> Instructions for the task:
Set down exactly the first line of the entries and every line after it, through the line with "Measured on AMD Instinct MI355X. Metric: depth".

--- Excerpted data ---

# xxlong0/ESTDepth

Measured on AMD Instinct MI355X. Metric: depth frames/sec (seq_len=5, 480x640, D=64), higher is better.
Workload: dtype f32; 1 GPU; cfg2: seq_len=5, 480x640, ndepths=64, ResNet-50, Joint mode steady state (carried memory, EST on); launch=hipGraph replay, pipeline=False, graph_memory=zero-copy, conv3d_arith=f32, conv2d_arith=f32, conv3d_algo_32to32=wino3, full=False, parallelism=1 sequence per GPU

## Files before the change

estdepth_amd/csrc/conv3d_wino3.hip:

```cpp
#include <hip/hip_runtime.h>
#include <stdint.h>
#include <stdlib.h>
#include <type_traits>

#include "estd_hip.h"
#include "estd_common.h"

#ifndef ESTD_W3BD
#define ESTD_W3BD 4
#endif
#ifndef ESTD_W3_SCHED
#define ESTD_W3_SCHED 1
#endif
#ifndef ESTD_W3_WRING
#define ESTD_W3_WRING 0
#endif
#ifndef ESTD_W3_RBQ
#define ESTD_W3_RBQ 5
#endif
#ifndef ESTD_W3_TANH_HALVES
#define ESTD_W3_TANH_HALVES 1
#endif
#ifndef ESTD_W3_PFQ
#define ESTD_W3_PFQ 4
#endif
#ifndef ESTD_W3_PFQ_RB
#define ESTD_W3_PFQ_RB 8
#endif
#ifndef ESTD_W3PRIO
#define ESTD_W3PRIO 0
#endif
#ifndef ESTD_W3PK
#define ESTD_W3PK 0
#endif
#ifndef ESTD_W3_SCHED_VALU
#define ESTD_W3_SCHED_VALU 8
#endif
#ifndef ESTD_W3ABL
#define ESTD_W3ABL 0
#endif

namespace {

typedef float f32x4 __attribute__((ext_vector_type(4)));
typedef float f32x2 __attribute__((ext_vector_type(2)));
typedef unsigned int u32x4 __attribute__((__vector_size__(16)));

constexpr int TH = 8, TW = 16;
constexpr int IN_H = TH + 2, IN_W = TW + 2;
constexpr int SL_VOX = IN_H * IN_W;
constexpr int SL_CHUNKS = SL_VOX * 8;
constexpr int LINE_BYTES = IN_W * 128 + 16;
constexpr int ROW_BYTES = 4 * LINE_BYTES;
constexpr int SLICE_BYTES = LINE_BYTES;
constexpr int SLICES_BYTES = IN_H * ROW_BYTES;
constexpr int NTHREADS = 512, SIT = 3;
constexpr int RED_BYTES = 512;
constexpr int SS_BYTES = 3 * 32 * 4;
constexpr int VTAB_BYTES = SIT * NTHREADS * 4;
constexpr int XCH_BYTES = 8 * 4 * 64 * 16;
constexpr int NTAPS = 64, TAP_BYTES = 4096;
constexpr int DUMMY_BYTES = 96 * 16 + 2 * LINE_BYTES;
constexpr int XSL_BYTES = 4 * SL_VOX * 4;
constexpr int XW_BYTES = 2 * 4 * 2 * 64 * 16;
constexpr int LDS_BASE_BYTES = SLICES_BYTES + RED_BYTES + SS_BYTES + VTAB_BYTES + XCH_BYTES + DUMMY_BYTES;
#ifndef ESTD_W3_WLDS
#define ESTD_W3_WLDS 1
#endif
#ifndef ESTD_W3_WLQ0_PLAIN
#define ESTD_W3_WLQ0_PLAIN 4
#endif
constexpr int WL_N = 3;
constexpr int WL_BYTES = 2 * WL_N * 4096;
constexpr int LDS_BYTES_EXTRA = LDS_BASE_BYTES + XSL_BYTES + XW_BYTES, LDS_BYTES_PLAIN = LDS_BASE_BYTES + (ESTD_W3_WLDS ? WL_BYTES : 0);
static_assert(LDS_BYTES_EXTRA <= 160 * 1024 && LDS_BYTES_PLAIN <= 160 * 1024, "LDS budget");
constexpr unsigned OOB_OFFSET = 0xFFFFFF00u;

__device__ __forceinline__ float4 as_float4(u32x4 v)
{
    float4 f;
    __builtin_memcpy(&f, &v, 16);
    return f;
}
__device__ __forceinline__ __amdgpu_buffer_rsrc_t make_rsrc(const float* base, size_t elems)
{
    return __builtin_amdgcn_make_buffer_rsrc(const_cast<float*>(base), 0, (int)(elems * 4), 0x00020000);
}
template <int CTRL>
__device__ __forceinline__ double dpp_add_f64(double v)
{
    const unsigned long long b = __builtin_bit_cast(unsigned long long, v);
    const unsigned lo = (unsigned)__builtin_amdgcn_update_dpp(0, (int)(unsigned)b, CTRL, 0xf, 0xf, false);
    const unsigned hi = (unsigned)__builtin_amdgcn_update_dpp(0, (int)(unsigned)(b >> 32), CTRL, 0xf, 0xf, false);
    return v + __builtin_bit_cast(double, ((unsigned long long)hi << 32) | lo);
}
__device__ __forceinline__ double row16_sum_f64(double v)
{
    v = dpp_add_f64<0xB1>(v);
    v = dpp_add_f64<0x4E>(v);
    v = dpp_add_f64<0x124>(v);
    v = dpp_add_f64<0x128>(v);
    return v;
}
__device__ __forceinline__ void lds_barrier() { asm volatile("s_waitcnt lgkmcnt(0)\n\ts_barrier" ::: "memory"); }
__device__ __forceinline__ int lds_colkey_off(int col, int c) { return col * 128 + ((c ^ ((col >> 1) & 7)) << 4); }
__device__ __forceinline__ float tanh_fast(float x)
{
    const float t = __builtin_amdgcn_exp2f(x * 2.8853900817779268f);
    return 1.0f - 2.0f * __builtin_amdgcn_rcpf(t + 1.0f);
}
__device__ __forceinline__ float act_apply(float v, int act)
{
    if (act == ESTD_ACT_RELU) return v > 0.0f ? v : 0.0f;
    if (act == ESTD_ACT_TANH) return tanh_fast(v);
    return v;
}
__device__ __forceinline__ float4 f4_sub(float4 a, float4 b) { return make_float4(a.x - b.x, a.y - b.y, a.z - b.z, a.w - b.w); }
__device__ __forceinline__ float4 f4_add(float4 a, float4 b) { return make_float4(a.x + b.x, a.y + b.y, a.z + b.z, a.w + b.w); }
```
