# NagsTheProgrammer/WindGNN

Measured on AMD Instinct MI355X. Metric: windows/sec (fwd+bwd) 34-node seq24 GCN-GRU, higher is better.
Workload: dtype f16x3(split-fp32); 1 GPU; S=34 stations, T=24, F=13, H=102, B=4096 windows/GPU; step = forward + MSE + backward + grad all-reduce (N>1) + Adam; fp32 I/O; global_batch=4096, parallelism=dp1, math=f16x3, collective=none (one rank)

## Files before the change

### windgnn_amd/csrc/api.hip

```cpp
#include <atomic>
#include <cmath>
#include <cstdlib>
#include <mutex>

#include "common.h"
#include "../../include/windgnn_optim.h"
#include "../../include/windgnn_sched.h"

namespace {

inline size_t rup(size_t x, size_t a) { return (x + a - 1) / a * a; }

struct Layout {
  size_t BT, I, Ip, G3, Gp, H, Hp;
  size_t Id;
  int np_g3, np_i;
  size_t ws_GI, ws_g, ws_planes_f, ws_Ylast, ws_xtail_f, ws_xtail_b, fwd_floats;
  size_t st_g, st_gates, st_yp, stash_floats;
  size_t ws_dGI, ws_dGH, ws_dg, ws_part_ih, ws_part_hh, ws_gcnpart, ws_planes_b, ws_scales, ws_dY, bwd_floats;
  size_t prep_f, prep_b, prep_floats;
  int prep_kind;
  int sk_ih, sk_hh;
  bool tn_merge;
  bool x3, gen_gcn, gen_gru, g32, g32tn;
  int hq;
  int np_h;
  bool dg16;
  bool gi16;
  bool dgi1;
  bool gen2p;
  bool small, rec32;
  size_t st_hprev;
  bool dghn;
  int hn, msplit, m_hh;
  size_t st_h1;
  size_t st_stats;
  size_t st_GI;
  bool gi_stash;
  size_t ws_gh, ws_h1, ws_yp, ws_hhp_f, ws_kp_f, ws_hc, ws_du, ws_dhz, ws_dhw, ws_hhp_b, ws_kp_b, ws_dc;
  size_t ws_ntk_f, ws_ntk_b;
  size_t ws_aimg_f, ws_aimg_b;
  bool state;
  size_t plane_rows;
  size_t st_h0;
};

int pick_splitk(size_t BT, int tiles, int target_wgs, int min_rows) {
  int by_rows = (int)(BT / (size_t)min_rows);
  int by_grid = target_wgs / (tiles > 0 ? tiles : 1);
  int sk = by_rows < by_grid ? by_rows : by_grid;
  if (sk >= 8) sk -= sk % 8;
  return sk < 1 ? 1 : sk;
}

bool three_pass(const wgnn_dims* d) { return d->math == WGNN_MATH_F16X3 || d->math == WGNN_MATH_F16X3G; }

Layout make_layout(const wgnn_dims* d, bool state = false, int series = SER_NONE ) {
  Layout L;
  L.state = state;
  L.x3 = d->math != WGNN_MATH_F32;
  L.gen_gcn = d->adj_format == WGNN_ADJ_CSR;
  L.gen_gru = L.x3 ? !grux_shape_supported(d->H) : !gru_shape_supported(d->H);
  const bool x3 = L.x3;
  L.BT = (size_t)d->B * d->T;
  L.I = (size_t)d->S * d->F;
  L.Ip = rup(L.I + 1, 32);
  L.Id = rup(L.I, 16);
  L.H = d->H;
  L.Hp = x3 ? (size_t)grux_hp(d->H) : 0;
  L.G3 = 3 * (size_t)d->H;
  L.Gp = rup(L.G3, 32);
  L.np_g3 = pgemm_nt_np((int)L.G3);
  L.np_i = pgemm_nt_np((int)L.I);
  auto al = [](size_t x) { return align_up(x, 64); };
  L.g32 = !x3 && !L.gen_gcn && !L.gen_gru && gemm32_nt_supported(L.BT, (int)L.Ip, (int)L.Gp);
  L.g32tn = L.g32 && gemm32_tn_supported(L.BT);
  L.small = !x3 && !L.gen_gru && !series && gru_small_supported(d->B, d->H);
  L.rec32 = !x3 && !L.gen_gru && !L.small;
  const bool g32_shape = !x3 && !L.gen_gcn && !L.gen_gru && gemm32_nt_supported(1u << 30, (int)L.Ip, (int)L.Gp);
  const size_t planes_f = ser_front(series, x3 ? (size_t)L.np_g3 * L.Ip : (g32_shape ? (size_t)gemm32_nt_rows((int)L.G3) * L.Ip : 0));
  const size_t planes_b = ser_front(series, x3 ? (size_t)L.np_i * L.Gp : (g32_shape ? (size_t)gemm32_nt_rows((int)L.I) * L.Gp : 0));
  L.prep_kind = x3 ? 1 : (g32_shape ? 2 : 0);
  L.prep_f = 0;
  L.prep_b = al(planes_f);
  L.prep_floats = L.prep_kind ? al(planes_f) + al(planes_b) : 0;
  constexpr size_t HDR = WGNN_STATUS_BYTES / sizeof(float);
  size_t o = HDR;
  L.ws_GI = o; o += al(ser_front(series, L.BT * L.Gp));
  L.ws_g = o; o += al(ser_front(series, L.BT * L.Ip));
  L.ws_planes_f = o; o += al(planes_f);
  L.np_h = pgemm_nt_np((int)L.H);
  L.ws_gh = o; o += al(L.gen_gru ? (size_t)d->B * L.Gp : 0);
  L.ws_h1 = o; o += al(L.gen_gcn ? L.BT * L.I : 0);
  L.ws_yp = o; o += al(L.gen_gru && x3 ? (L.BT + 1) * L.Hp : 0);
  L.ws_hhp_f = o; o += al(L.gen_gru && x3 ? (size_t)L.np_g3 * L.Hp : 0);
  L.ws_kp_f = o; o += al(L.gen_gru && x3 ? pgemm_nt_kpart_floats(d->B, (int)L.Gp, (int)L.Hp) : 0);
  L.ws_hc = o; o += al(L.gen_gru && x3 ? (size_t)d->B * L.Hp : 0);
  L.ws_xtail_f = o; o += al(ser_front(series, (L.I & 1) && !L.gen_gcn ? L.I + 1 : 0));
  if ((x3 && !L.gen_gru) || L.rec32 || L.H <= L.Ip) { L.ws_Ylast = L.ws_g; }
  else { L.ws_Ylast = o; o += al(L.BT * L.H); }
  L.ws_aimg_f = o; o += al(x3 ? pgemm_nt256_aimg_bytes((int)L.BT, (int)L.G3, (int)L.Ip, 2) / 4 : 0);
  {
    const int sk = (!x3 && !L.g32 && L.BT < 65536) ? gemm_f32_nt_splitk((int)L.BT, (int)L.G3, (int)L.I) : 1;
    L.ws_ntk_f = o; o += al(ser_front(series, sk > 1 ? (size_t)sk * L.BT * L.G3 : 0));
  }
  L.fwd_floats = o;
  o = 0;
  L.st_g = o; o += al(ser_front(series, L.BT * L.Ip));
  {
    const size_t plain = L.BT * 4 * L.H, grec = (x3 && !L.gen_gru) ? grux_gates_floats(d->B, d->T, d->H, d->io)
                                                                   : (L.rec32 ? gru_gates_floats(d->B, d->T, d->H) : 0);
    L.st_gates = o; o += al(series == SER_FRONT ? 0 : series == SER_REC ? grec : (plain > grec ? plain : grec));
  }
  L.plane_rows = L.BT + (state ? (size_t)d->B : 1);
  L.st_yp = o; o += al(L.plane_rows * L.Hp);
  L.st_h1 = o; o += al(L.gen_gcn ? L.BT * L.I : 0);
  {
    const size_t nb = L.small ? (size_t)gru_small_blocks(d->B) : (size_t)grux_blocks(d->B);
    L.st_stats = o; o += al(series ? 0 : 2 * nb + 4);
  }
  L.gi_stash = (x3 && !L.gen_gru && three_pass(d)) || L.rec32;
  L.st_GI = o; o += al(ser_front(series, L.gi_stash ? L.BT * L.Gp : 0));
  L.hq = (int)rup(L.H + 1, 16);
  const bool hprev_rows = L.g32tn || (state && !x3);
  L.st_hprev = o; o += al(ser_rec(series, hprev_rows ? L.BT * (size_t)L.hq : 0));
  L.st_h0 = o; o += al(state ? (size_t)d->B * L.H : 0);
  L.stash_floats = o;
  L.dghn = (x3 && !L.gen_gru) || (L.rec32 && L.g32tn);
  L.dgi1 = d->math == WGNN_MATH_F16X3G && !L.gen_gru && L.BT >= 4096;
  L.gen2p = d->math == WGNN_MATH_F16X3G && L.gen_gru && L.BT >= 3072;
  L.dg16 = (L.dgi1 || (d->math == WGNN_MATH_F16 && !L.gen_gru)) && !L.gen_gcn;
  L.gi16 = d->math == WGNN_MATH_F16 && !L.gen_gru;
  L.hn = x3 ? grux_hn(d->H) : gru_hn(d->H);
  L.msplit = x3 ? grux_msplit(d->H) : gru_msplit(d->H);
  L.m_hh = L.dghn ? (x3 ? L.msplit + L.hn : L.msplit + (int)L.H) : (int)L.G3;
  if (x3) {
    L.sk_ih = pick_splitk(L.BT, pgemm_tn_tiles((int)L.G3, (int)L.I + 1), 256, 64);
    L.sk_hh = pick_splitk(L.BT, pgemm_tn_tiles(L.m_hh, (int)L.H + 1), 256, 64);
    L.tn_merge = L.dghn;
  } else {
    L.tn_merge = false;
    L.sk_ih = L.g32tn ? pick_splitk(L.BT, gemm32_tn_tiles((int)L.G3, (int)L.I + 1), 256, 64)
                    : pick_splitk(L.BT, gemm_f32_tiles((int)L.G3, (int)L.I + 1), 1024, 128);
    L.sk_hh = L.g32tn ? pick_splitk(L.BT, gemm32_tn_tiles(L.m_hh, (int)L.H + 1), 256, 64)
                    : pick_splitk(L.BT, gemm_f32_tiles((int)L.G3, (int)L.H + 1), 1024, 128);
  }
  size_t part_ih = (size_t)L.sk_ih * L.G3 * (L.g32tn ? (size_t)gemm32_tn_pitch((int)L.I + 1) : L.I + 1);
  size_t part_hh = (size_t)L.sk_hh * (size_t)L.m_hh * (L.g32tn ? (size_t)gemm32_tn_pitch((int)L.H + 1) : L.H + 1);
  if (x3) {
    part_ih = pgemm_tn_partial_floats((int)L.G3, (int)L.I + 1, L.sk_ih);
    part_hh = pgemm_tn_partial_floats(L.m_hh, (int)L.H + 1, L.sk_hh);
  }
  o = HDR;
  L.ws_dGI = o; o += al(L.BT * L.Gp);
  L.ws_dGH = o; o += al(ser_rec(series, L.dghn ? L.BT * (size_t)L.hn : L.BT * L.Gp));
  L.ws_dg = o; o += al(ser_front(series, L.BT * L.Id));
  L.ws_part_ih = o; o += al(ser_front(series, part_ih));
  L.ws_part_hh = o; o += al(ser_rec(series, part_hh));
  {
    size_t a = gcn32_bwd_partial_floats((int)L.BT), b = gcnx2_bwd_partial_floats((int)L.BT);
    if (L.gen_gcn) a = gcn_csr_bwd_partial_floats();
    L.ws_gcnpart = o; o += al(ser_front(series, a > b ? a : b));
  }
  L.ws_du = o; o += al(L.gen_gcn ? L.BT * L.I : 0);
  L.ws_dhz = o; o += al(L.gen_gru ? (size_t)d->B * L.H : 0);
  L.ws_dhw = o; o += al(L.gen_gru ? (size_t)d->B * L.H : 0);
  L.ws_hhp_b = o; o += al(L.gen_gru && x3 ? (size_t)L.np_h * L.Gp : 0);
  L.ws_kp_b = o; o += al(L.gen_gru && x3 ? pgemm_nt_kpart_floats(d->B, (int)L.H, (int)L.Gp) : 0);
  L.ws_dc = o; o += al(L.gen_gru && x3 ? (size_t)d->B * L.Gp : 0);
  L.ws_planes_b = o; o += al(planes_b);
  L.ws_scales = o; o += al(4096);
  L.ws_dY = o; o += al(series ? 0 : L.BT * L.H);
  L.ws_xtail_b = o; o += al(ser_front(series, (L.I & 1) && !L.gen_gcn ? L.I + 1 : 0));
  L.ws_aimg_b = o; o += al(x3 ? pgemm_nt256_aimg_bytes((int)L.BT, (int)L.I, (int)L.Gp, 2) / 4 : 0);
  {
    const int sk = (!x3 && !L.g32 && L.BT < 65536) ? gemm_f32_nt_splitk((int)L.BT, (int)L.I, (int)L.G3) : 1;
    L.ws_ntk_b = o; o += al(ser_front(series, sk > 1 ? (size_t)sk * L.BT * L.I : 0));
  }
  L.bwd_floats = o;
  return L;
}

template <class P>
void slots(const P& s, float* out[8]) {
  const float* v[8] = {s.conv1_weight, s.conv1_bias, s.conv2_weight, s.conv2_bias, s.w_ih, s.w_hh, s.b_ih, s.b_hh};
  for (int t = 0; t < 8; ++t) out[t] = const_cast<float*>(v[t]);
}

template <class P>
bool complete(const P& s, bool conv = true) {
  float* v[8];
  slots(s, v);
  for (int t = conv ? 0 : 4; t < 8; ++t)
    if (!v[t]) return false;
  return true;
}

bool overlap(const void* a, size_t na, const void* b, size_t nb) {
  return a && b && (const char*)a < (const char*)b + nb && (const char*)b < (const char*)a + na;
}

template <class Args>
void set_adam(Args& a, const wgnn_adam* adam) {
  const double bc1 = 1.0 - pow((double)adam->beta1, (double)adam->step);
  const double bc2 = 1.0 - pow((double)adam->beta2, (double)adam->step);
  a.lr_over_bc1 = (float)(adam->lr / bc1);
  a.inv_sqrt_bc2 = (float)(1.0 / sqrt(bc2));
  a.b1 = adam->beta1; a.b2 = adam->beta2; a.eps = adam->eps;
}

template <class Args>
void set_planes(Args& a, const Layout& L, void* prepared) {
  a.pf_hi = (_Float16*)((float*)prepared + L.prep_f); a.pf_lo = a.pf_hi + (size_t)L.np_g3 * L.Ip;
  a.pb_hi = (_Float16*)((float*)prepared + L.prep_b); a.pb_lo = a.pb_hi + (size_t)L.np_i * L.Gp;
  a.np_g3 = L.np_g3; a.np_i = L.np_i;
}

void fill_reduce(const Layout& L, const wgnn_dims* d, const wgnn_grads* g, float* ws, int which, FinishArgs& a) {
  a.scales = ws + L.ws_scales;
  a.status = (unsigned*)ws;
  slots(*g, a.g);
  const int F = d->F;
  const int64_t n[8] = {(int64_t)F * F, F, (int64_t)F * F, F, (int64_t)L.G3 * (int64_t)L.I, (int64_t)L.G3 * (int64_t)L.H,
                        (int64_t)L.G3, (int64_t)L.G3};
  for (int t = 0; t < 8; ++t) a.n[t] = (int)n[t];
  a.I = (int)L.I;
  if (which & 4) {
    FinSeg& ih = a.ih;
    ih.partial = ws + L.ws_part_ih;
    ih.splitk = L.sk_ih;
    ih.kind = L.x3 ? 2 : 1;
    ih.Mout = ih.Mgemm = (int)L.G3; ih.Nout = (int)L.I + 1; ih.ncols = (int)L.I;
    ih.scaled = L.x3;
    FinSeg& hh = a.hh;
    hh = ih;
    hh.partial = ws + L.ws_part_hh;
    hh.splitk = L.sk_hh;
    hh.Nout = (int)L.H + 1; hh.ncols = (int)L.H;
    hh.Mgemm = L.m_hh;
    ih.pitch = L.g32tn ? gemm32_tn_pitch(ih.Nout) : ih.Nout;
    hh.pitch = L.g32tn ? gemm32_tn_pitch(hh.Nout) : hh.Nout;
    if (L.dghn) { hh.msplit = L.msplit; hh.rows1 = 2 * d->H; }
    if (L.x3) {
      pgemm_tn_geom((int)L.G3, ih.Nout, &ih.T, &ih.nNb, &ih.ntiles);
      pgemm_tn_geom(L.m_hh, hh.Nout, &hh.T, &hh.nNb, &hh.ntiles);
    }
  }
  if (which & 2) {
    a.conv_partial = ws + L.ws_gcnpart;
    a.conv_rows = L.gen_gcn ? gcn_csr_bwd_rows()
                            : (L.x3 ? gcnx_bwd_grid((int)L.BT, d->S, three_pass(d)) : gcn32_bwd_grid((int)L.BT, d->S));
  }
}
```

---

> Result:
# xxlong0/ESTDepth

Measured on AMD Instinct MI355X. Metric: depth frames/sec (seq_len=5, 480x640, D=64), higher is better.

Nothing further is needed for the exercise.